A commit in branch main references this bug: URL: https://cgit.FreeBSD.org/src/commit/?id=b1a39c31a3569bd045a0f40057c3773fc8166f6d commit b1a39c31a3569bd045a0f40057c3773fc8166f6d Author: Kevin Bowling <kbowling@FreeBSD.org> AuthorDate: 2023-08-12 16:31:22 +0000 Commit: Kevin Bowling <kbowling@FreeBSD.org> CommitDate: 2023-08-12 16:39:23 +0000 vlan: Respect IFCAP_LRO mask vlan_capabilities(), used by the IFCAP ioctl, was not respecting the IFCAP_LRO bit if it was masked by the requestor. This prevented if_bridge(4) from automasking LRO with a message like: bridge0: can't disable some capabilities on em3.11: 0x400 This also prevented manually disabling LRO from any vlan interface. PR: 254596 Reported by: Paul Vixie <paul@redbarn.org> MFC after: 1 week sys/net/if_vlan.c | 2 +- 1 file changed, 1 insertion(+), 1 deletion(-)
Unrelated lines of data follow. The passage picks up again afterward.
template <int NCH, int NTL, int NCLS> struct PwgCfg { static constexpr int WAVES = (NCLS * NTL * (NCH + 1) <= 12) ? 16 : 8; };
template <int NCH, int NTL, int NCLS>
__global__ __launch_bounds__((64 * PwgCfg<NCH, NTL, NCLS>::WAVES)) void pw_wgrad_kernel(const WgArgsB a, const PwWgWork wk, int CG) {
  constexpr int PWG_WAVES = PwgCfg<NCH, NTL, NCLS>::WAVES, RB = 32 / PWG_WAVES;
  constexpr int G = (NCLS > 1) ? (NCH * NTL > 1 ? 1 : 2) : (NCH + NTL <= 2 ? 16 : (NCH + NTL <= 3 ? 12 : (NCH + NTL <= 6 ? 4 : 2)));
  __shared__ float4 red[PWG_WAVES][RB][64];
  const ConvGeom& g = a.g;
  const int tid = threadIdx.x, lane = tid & 63, li = lane & 15, lk = lane >> 4;
  const int wave = __builtin_amdgcn_readfirstlane(tid >> 6);
  const int n = (int)blockIdx.x / wk.wps, wg = (int)blockIdx.x % wk.wps;
  const int gA = (wg * PWG_WAVES + wave) * wk.gpw;
  const int gB = min(gA + wk.gpw, wk.gps);
  const float* xs = a.x + (int64_t)n * wk.Vin * g.x_ldc;
  const float* ds = a.dy + (int64_t)n * g.Do * g.Ho * g.Wo * a.dy_ldc;
  const bool has_norm = a.in_scale != nullptr;
  const bool plain = !has_norm && a.in_slope == 1.f;
  float sc[NCH], sh[NCH];
#pragma unroll
  for (int c = 0; c < NCH; ++c) {
    const int ci = c * 16 + li;
    sc[c] = (has_norm && ci < g.Cin) ? a.in_scale[(int64_t)n * g.Cin + ci] : 1.f;
    sh[c] = (has_norm && ci < g.Cin) ? a.in_shift[(int64_t)n * g.Cin + ci] : 0.f;
  }
  f32x4 acc[NCLS][NCH][NTL], accb[NCLS][NTL];
#pragma unroll
  for (int q = 0; q < NCLS; ++q)
#pragma unroll
    for (int t = 0; t < NTL; ++t) {
      accb[q][t] = (f32x4){0.f, 0.f, 0.f, 0.f};
#pragma unroll
      for (int c = 0; c < NCH; ++c) acc[q][c][t] = (f32x4){0.f, 0.f, 0.f, 0.f};
    }

  for (int gi = gA; gi < gB; gi += G) {
    float xv[G][NCH], dv[G][NCLS][NTL];
#pragma unroll
    for (int k = 0; k < G; ++k) {
      const bool ok = gi + k < gB;
      const int vox = (gi + k) * 4 + lk;
#pragma unroll
      for (int c = 0; c < NCH; ++c) {
        const int ci = c * 16 + li;
        xv[k][c] = (ok && ci < g.Cin) ? xs[(int64_t)vox * g.x_ldc + ci] : 0.f;
      }
      int64_t ov[NCLS];
      if (NCLS == 1) ov[0] = vox;
      else {
        const int w_ = vox % g.Wi, t2 = vox / g.Wi, h_ = t2 % g.Hi, d_ = t2 / g.Hi;
#pragma unroll
        for (int q = 0; q < NCLS; ++q) ov[q < NCLS ? q : 0] = ((int64_t)(2 * d_ + (q >> 2)) * g.Ho + 2 * h_ + ((q >> 1) & 1)) * g.Wo + 2 * w_ + (q & 1);
      }
#pragma unroll
      for (int q = 0; q < NCLS; ++q)
#pragma unroll
        for (int t = 0; t < NTL; ++t) {
          const int co = t * 16 + li;
          dv[k][q][t] = (ok && co < g.Cout) ? ds[ov[q] * a.dy_ldc + co] : 0.f;
        }
    }
#pragma unroll
    for (int k = 0; k < G; ++k) {
      const bool ok = gi + k < gB;
      float xa[NCH];
#pragma unroll
      for (int c = 0; c < NCH; ++c) {
        float v = xv[k][c];
        if (!plain) v = cwf_act(v * sc[c] + sh[c], a.in_slope);
        xa[c] = (ok && c * 16 + li < g.Cin) ? v : 0.f;
      }
#pragma unroll
      for (int q = 0; q < NCLS; ++q)
#pragma unroll
        for (int t = 0; t < NTL; ++t) {
          accb[q][t] = __builtin_amdgcn_mfma_f32_16x16x4f32(1.f, dv[k][q][t], accb[q][t], 0, 0, 0);
#pragma unroll
          for (int c = 0; c < NCH; ++c) acc[q][c][t] = __builtin_amdgcn_mfma_f32_16x16x4f32(xa[c], dv[k][q][t], acc[q][c][t], 0, 0, 0);
        }
    }
  }

  float4* out = reinterpret_cast<float4*>(a.partial + (int64_t)blockIdx.x * a.slab_floats);
  constexpr int NB = NCLS * NTL * (NCH + 1);
  f32x4 flat[NB]; int bid[NB];
  {
    int u = 0;
#pragma unroll
    for (int q = 0; q < NCLS; ++q)
#pragma unroll
      for (int t = 0; t < NTL; ++t) {
        const int grp = t / CG, j = t % CG;
#pragma unroll
        for (int c = 0; c < NCH; ++c) { flat[u] = acc[q][c][t]; bid[u] = a.cls_slab_base[q] + ((c * a.ngroups + grp) * 2) * CG + j; ++u; }
        flat[u] = accb[q][t]; bid[u] = a.cls_slab_base[q] + ((0 * a.ngroups + grp) * 2 + 1) * CG + j; ++u;
      }
  }
#pragma unroll
  for (int b0 = 0; b0 < NB; b0 += RB) {
    __syncthreads();
#pragma unroll
    for (int r_ = 0; r_ < RB; ++r_)
      if (b0 + r_ < NB) red[wave][r_][lane] = make_float4(flat[b0 + r_][0], flat[b0 + r_][1], flat[b0 + r_][2], flat[b0 + r_][3]);
    __syncthreads();
    if (wave < RB && b0 + wave < NB) {
      float4 sum = red[0][wave][lane];
#pragma unroll
      for (int w = 1; w < PWG_WAVES; ++w) { const float4 p = red[w][wave][lane]; sum.x += p.x; sum.y += p.y; sum.z += p.z; sum.w += p.w; }
      int id = bid[b0];
#pragma unroll
      for (int r_ = 1; r_ < RB; ++r_) if (b0 + r_ < NB && wave == r_) id = bid[b0 + r_];
      out[(int64_t)id * 64 + lane] = sum;
      if (NCH > 1) {
#pragma unroll
        for (int r_ = 0; r_ < RB; ++r_) {
          if (b0 + r_ < NB && wave == r_ && (b0 + r_) % (NCH + 1) == NCH) {
            for (int c = 1; c < NCH; ++c) out[((int64_t)id + (int64_t)c * a.ngroups * 2 * CG) * 64 + lane] = sum;
          }
        }
      }
    }
  }
}

template <int NCH, int NTL, int NCLS>
static int launch_pw_wgrad(const WgArgsB& a, int CG, int max_slabs, int* nsplit_used, hipStream_t st) {
  const ConvGeom& g = a.g;
  PwWgWork wk;
  wk.Vin = g.Di * g.Hi * g.Wi;
  wk.gps = wk.Vin >> 2;
  int wps = SIDE_WGS / g.N; if (wps < 1) wps = 1;
  if (wps * g.N > max_slabs) wps = max_slabs / g.N;
  if (wps < 1) return -1;
  constexpr int PWG_WAVES = PwgCfg<NCH, NTL, NCLS>::WAVES;
  const int maxw = cdiv(wk.gps, PWG_WAVES * 8);
  if (wps > maxw) wps = maxw;
  wk.gpw = cdiv(wk.gps, wps * PWG_WAVES);
  wk.wps = cdiv(wk.gps, wk.gpw * PWG_WAVES);
  hipLaunchKernelGGL((pw_wgrad_kernel<NCH, NTL, NCLS>), dim3((unsigned)(wk.wps * g.N)), dim3(64 * PWG_WAVES), 0, st, a, wk, CG);
  CWF_LAUNCH_CHECK();
  if (nsplit_used) *nsplit_used = wk.wps * g.N;
  return 0;
}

A commit in branch stable/13 references this bug: URL: https://cgit.FreeBSD.org/src/commit/?id=f73eb35106cc65d19af0f2e82a111308c5090c3a commit f73eb35106cc65d19af0f2e82a111308c5090c3a Author: Kevin Bowling <kbowling@FreeBSD.org> AuthorDate: 2023-08-12 16:31:22 +0000 Commit: Kevin Bowling <kbowling@FreeBSD.org> CommitDate: 2023-08-18 00:59:30 +0000 vlan: Respect IFCAP_LRO mask vlan_capabilities(), used by the IFCAP ioctl, was not respecting the IFCAP_LRO bit if it was masked by the requestor. This prevented if_bridge(4) from automasking LRO with a message like: bridge0: can't disable some capabilities on em3.11: 0x400 This also prevented manually disabling LRO from any vlan interface. PR: 254596 Reported by: Paul Vixie <paul@redbarn.org> (cherry picked from commit b1a39c31a3569bd045a0f40057c3773fc8166f6d) sys/net/if_vlan.c | 2 +- 1 file changed, 1 insertion(+), 1 deletion(-)
A commit in branch stable/12 references this bug: URL: https://cgit.FreeBSD.org/src/commit/?id=50b52fe14b8949539e7fe583d4578b1f2c96dc59 commit 50b52fe14b8949539e7fe583d4578b1f2c96dc59 Author: Kevin Bowling <kbowling@FreeBSD.org> AuthorDate: 2023-08-12 16:31:22 +0000 Commit: Kevin Bowling <kbowling@FreeBSD.org> CommitDate: 2023-08-18 01:00:07 +0000 vlan: Respect IFCAP_LRO mask vlan_capabilities(), used by the IFCAP ioctl, was not respecting the IFCAP_LRO bit if it was masked by the requestor. This prevented if_bridge(4) from automasking LRO with a message like: bridge0: can't disable some capabilities on em3.11: 0x400 This also prevented manually disabling LRO from any vlan interface. PR: 254596 Reported by: Paul Vixie <paul@redbarn.org> (cherry picked from commit b1a39c31a3569bd045a0f40057c3773fc8166f6d) sys/net/if_vlan.c | 2 +- 1 file changed, 1 insertion(+), 1 deletion(-)
Passing to Ed per above comment about EN.
^Triage: to committer: was the EN for 12.3 ever completed?
^Triage: 12.3 has since gone EOL. The idea of an EN is now OBE.